enum EpiFlags : int {
  kEpiBias = 1,
  kEpiGelu = 2,
  kEpiAux = 4,
  kEpiAccum = 8,
  kEpiOutF32 = 16,
  kEpiStats = 32,
  kEpiStatsBwd = 64,
  kEpiGeluBwd = 128,
  kEpiColSum = 256,
// ... 246 lines not shown
#pragma unroll
    for (int i = 0; i < MR; ++i) {
      const int m = mrow0 + i * 16;
      if (m >= p.M) continue;
      float v[4];
#pragma unroll
      for (int e = 0; e < 4; ++e) v[e] = acc[i][j][e] * p.alpha + bv[e];
      const int64_t off = (int64_t)m * p.ldc + n;
      if (flags & kEpiAux) {
        *reinterpret_cast<uint2*>(p.aux + off) = make_uint2(pack_bf16(v[0], v[1]), pack_bf16(v[2], v[3]));
      }
      if (flags & kEpiGelu) {
#pragma unroll
        for (int e = 0; e < 4; ++e) v[e] = gelu_tanh(v[e]);
      }
      if (flags & kEpiOutF32) {
        float4* cp = reinterpret_cast<float4*>(reinterpret_cast<float*>(p.c) + off);
        if (flags & kEpiAccum) {
          const float4 o = *cp;
          v[0] += o.x; v[1] += o.y; v[2] += o.z; v[3] += o.w;
        }
        *cp = make_float4(v[0], v[1], v[2], v[3]);
      } else {
        uint2* cp = reinterpret_cast<uint2*>(reinterpret_cast<uint16_t*>(p.c) + off);
        if (flags & kEpiAccum) {
          const uint2 o = *cp;
          v[0] += lo_bf16(o.x); v[1] += hi_bf16(o.x); v[2] += lo_bf16(o.y); v[3] += hi_bf16(o.y);
        }
        const uint2 o = make_uint2(pack_bf16(v[0], v[1]), pack_bf16(v[2], v[3]));
        *cp = o;
        if (flags & kEpiStatsBwd) {
          stats_add_bwd(p, off, o, bsc, bsh, bmu, s1, s2);
        } else if (flags & kEpiStats) {
          stats_add2(o.x, s1, s2, 0);
          stats_add2(o.y, s1, s2, 2);
        }
      }
    }
    if (flags & kEpiStats) stats_store(p, tm * 2 + wm, p.tiles_m * 2, n, lane, s1, s2);
  }
}

constexpr int kEpiRowStride = 260;
constexpr int kEpiRowStrideBf16 = 264;

using H0_ = IntC<0>;
using H1_ = IntC<1>;
using H2_ = IntC<2>;
using H3_ = IntC<3>;
using True_ = IntC<1>;
using False_ = IntC<0>;

template <int NT>
__device__ __forceinline__ void epi_rows(const GemmArgs& p, const float* img, int m_base, int n0, int tid,
                                         const float* bv, float* cs) {
  constexpr int RS = kEpiRowStride;
  constexpr int RSTEP = NT / 32;
  constexpr int NSTEP = 128 / RSTEP;
  constexpr int G = 4;
  const int ec = (tid & 31) * 8, er = tid / 32;
  const int n = n0 + ec;
  if (n >= p.N) return;
  const int flags = p.flags;
  const bool f32 = flags & kEpiOutF32;
  const bool rd_pre = flags & kEpiGeluBwd, rd_res = (flags & kEpiResid) && !rd_pre;
  const bool rd_c = (flags & kEpiAccum) && !rd_pre && !rd_res;
#pragma unroll 1
  for (int g0 = 0; g0 < NSTEP; g0 += G) {
    uint4 rd[G][2];
    if (rd_pre || rd_res || rd_c) {
#pragma unroll
      for (int s = 0; s < G; ++s) {
        const int m = m_base + (g0 + s) * RSTEP + er;
        rd[s][0] = rd[s][1] = make_uint4(0u, 0u, 0u, 0u);
        if (m < p.M) {
          const int64_t off = (int64_t)m * p.ldc + n;
          if (rd_pre) {
            rd[s][0] = *reinterpret_cast<const uint4*>(p.aux + off);
          } else if (rd_res) {
            rd[s][0] = *reinterpret_cast<const uint4*>(p.res + off);
          } else if (f32) {
            rd[s][0] = *reinterpret_cast<const uint4*>(reinterpret_cast<const float*>(p.c) + off);
            rd[s][1] = *reinterpret_cast<const uint4*>(reinterpret_cast<const float*>(p.c) + off + 4);
          } else {
            rd[s][0] = *reinterpret_cast<const uint4*>(reinterpret_cast<const uint16_t*>(p.c) + off);
          }
        }
      }
    }
#pragma unroll
    for (int s = 0; s < G; ++s) {
      const int r = (g0 + s) * RSTEP + er;
      const int m = m_base + r;
      if (m >= p.M) break;
      float v[8];
      const f32x4 lo = *reinterpret_cast<const f32x4*>(img + r * RS + ec);
      const f32x4 hi = *reinterpret_cast<const f32x4*>(img + r * RS + ec + 4);
#pragma unroll
      for (int e = 0; e < 4; ++e) {
        v[e] = lo[e] * p.alpha + bv[e];
        v[4 + e] = hi[e] * p.alpha + bv[4 + e];
      }
      const int64_t off = (int64_t)m * p.ldc + n;
      if (flags & kEpiAux) store8<bf16>(reinterpret_cast<bf16*>(p.aux + off), v);
      if (flags & kEpiGelu) {
#pragma unroll
        for (int e = 0; e < 8; ++e) v[e] = gelu_tanh(v[e]);
      }
      float o[8];
      if (rd_pre || rd_res || (rd_c && !f32)) {
        const uint4 u = rd[s][0];
        o[0] = lo_bf16(u.x); o[1] = hi_bf16(u.x); o[2] = lo_bf16(u.y); o[3] = hi_bf16(u.y);
        o[4] = lo_bf16(u.z); o[5] = hi_bf16(u.z); o[6] = lo_bf16(u.w); o[7] = hi_bf16(u.w);
      } else if (rd_c) {
        const uint4 u0 = rd[s][0], u1 = rd[s][1];
        o[0] = __uint_as_float(u0.x); o[1] = __uint_as_float(u0.y); o[2] = __uint_as_float(u0.z);
        o[3] = __uint_as_float(u0.w); o[4] = __uint_as_float(u1.x); o[5] = __uint_as_float(u1.y);
        o[6] = __uint_as_float(u1.z); o[7] = __uint_as_float(u1.w);
      }
      if (rd_pre) {
#pragma unroll
        for (int e = 0; e < 8; ++e) v[e] *= gelu_tanh_grad_fast(o[e]);
      } else if (rd_c || rd_res) {
#pragma unroll
        for (int e = 0; e < 8; ++e) v[e] += o[e];
      }
      if (flags & kEpiColSum) {
#pragma unroll
        for (int e = 0; e < 8; ++e) cs[e] += v[e];
      }
      if (f32) store8<float>(reinterpret_cast<float*>(p.c) + off, v);
      else store8<bf16>(reinterpret_cast<bf16*>(reinterpret_cast<uint16_t*>(p.c) + off), v);
    }
  }
}

template <int NT>
__device__ __forceinline__ void colsum_finish(const GemmArgs& p, float* red, const float* cs, int tid, int m0,
                                              int n0) {
  constexpr int R = NT / 32;
  const int ec = (tid & 31) * 8, er = tid / 32;
  __syncthreads();
  *reinterpret_cast<float4*>(red + er * 256 + ec) = make_float4(cs[0], cs[1], cs[2], cs[3]);
  *reinterpret_cast<float4*>(red + er * 256 + ec + 4) = make_float4(cs[4], cs[5], cs[6], cs[7]);
  __syncthreads();
  for (int c = tid; c < 256; c += NT) {
    float s = 0.f;
#pragma unroll
    for (int r = 0; r < R; ++r) s += red[r * 256 + c];
    if (n0 + c < p.N) p.stats[(int64_t)(m0 >> 8) * p.N + n0 + c] = s;
  }
}

template <bool AK, bool BKM, int SEG = 0>
__global__ __launch_bounds__(kThreads, 1) void gemm256_kernel(GemmArgs p0) {
  GemmArgs p = split_view<AK, BKM>(p0);
  constexpr int HALF = 128 * kBK * 2;
  constexpr int STAGE = 4 * HALF;
  extern __shared__ __attribute__((aligned(16))) char smem[];

  const int tid = threadIdx.x, wave = tid >> 6, lane = tid & 63;
  const int wm = wave >> 2, wn = wave & 3;

  const int bid = (int)blockIdx.x;
  int pid;
  float* tail_out = nullptr;
  int kt0 = 0;
  if (p.tail_split > 0 && bid >= p.full_tiles) {
    const int u = bid - p.full_tiles;
    const int ks = u % p.tail_split;
    pid = p.full_tiles + u / p.tail_split;
    p.K /= p.tail_split;
    if constexpr (SEG == 0) {
      p.a += (int64_t)ks * p.K * (AK ? 1 : p.lda);
      p.b += (int64_t)ks * p.K * (BKM ? 1 : p.ldb);
    } else {
      kt0 = ks * (p.K / kBK);
    }
    tail_out = p.tail_ws + (int64_t)u * 65536;
  } else {
    pid = xcd_remap(bid, p.tail_split > 0 ? p.full_tiles : p.tiles_m * p.tiles_n);
  }
  int tm, tn;
  tile_coords(pid, p.tiles_m, p.tiles_n, &tm, &tn);
  const int m0 = tm * 256, n0 = tn * 256;
  const int nk = p.K / kBK;

  auto stage_half = [&](int t, int h, char* dst) {
    const int tg = SEG == 0 ? t : kt0 + t;
    int k0 = tg * kBK;
    const uint16_t* a = p.a;
    const uint16_t* b = p.b;
    int64_t lda = p.lda, ldb = p.ldb;
    if constexpr (SEG == 1) {
      const int s = seg_of(p, tg);
      k0 = (tg - pick4(s, 0, p.seg_end[0], p.seg_end[1], p.seg_end[2])) * kBK;
      a = pick4(s, p.seg_a[0], p.seg_a[1], p.seg_a[2], p.seg_a[3]);
      b = pick4(s, p.seg_b[0], p.seg_b[1], p.seg_b[2], p.seg_b[3]);
      lda = pick4(s, p.seg_lda[0], p.seg_lda[1], p.seg_lda[2], p.seg_lda[3]);
      ldb = pick4(s, p.seg_ldb[0], p.seg_ldb[1], p.seg_ldb[2], p.seg_ldb[3]);
    }
    if (h == 0 || h == 2) {
      stage<128, AK>(a, lda, m0 + (h == 2 ? 128 : 0), p.M, k0, dst, wave, lane);
    } else {
      int c0 = n0 + (h == 3 ? 128 : 0), cmax = p.N;
      if constexpr (SEG == 2) {
        const int s = seg_of(p, c0);
        const int start = pick4(s, 0, p.seg_end[0], p.seg_end[1], p.seg_end[2]);
        b = pick4(s, p.seg_b[0], p.seg_b[1], p.seg_b[2], p.seg_b[3]);
        ldb = pick4(s, p.seg_ldb[0], p.seg_ldb[1], p.seg_ldb[2], p.seg_ldb[3]);
        cmax = pick4(s, p.seg_end[0], p.seg_end[1], p.seg_end[2], p.seg_end[3]) - start;
        c0 -= start;
      }
      stage<128, BKM>(b, ldb, c0, cmax, k0, dst, wave, lane);
    }
  };
  auto issue = [&](int j) {
    const int t = j >> 2, h = j & 3;
    stage_half(t, h, smem + (t & 1) * STAGE + h * HALF);
  };
  auto issue_h = [&](int t, auto hc) {
    constexpr int h = decltype(hc)::value;
    stage_half(t, h, smem + (t & 1) * STAGE + h * HALF);
  };

  f32x4 acc[2][4][2][2];
#pragma unroll
  for (int a = 0; a < 2; ++a)
#pragma unroll
    for (int i = 0; i < 4; ++i)
#pragma unroll
      for (int b = 0; b < 2; ++b)
#pragma unroll
        for (int j = 0; j < 2; ++j) acc[a][i][b][j] = f32x4{0.f, 0.f, 0.f, 0.f};

  const int last_j = 4 * nk - 1;
  auto wait_for = [&](int phase, int jstar) {
    const int issued = min(phase + 6, last_j);
    vm_wait(2 * max(issued - jstar, 0));
  };
  const int npro = min(6, 4 * nk);
#pragma unroll 1
  for (int j = 0; j < npro; ++j) issue(j);
  vm_wait(2 * max(min(5, last_j) - 1, 0));
  bar();
  const bool lag = __builtin_amdgcn_readfirstlane(wm) == 1;
  if (lag) bar();

  bf16x8_t af[4][2], bl[2][2], br[2][2];
  const int ar = wm * 64, bc = wn * 32;

  auto ktile = [&](int t, auto steady) {
    constexpr bool S = decltype(steady)::value;
    const char* buf = smem + (t & 1) * STAGE;
    const int ph = 4 * t;
#pragma unroll
    for (int ks = 0; ks < 2; ++ks)
#pragma unroll
      for (int j = 0; j < 2; ++j) bl[j][ks] = frag<128, BKM>(buf + HALF, bc + j * 16, ks, lane);
#pragma unroll
    for (int ks = 0; ks < 2; ++ks)
#pragma unroll
      for (int i = 0; i < 4; ++i) af[i][ks] = frag<128, AK>(buf, ar + i * 16, ks, lane);
    if (S) {
      issue_h(t + 1, H2_{});
      asm volatile("s_waitcnt vmcnt(6)" ::: "memory");
    } else {
      if (ph + 6 <= last_j) issue(ph + 6);
      wait_for(ph, ph + 3);
    }
    bar();
    __builtin_amdgcn_s_setprio(1);
#pragma unroll
    for (int ks = 0; ks < 2; ++ks)
#pragma unroll
      for (int i = 0; i < 4; ++i)
#pragma unroll
        for (int j = 0; j < 2; ++j)
          acc[0][i][0][j] = __builtin_amdgcn_mfma_f32_16x16x32_bf16(bl[j][ks], af[i][ks], acc[0][i][0][j], 0, 0, 0);
    __builtin_amdgcn_s_setprio(0);
    bar();
#pragma unroll
    for (int ks = 0; ks < 2; ++ks)
#pragma unroll
      for (int j = 0; j < 2; ++j) br[j][ks] = frag<128, BKM>(buf + 3 * HALF, bc + j * 16, ks, lane);
    if (S) {
      issue_h(t + 1, H3_{});
      asm volatile("s_waitcnt vmcnt(10)" ::: "memory");
    } else {
      if (ph + 7 <= last_j) issue(ph + 7);
      wait_for(ph + 1, ph + 2);
    }
    bar();
    __builtin_amdgcn_s_setprio(1);
#pragma unroll
    for (int ks = 0; ks < 2; ++ks)
#pragma unroll
      for (int i = 0; i < 4; ++i)
#pragma unroll
        for (int j = 0; j < 2; ++j)
          acc[0][i][1][j] = __builtin_amdgcn_mfma_f32_16x16x32_bf16(br[j][ks], af[i][ks], acc[0][i][1][j], 0, 0, 0);
    __builtin_amdgcn_s_setprio(0);
    bar();
#pragma unroll
    for (int ks = 0; ks < 2; ++ks)
#pragma unroll
      for (int i = 0; i < 4; ++i) af[i][ks] = frag<128, AK>(buf + 2 * HALF, ar + i * 16, ks, lane);
    if (S) issue_h(t + 2, H0_{});
    else if (ph + 8 <= last_j) issue(ph + 8);
    bar();
    __builtin_amdgcn_s_setprio(1);
#pragma unroll
    for (int ks = 0; ks < 2; ++ks)
#pragma unroll
      for (int i = 0; i < 4; ++i)
#pragma unroll
        for (int j = 0; j < 2; ++j)
          acc[1][i][0][j] = __builtin_amdgcn_mfma_f32_16x16x32_bf16(bl[j][ks], af[i][ks], acc[1][i][0][j], 0, 0, 0);
    __builtin_amdgcn_s_setprio(0);
    bar();
    if (S) {
// ... 409 lines not shown
    const uint16_t* src =
        ok ? p.a + ((int64_t)(cr.pix[i] + (di * p.cH + hi) * p.cW + wi) * p.cC + c0 + lc * 8) : p.zero + lc * 8;
    glds16(src, img + q * 1024);
  }
}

* * *

**PROBLEM:** Please show every line above that includes the word "start".

**RESPONSE BELOW:**
        const int start = pick4(s, 0, p.seg_end[0], p.seg_end[1], p.seg_end[2]);
        cmax = pick4(s, p.seg_end[0], p.seg_end[1], p.seg_end[2], p.seg_end[3]) - start;
        c0 -= start;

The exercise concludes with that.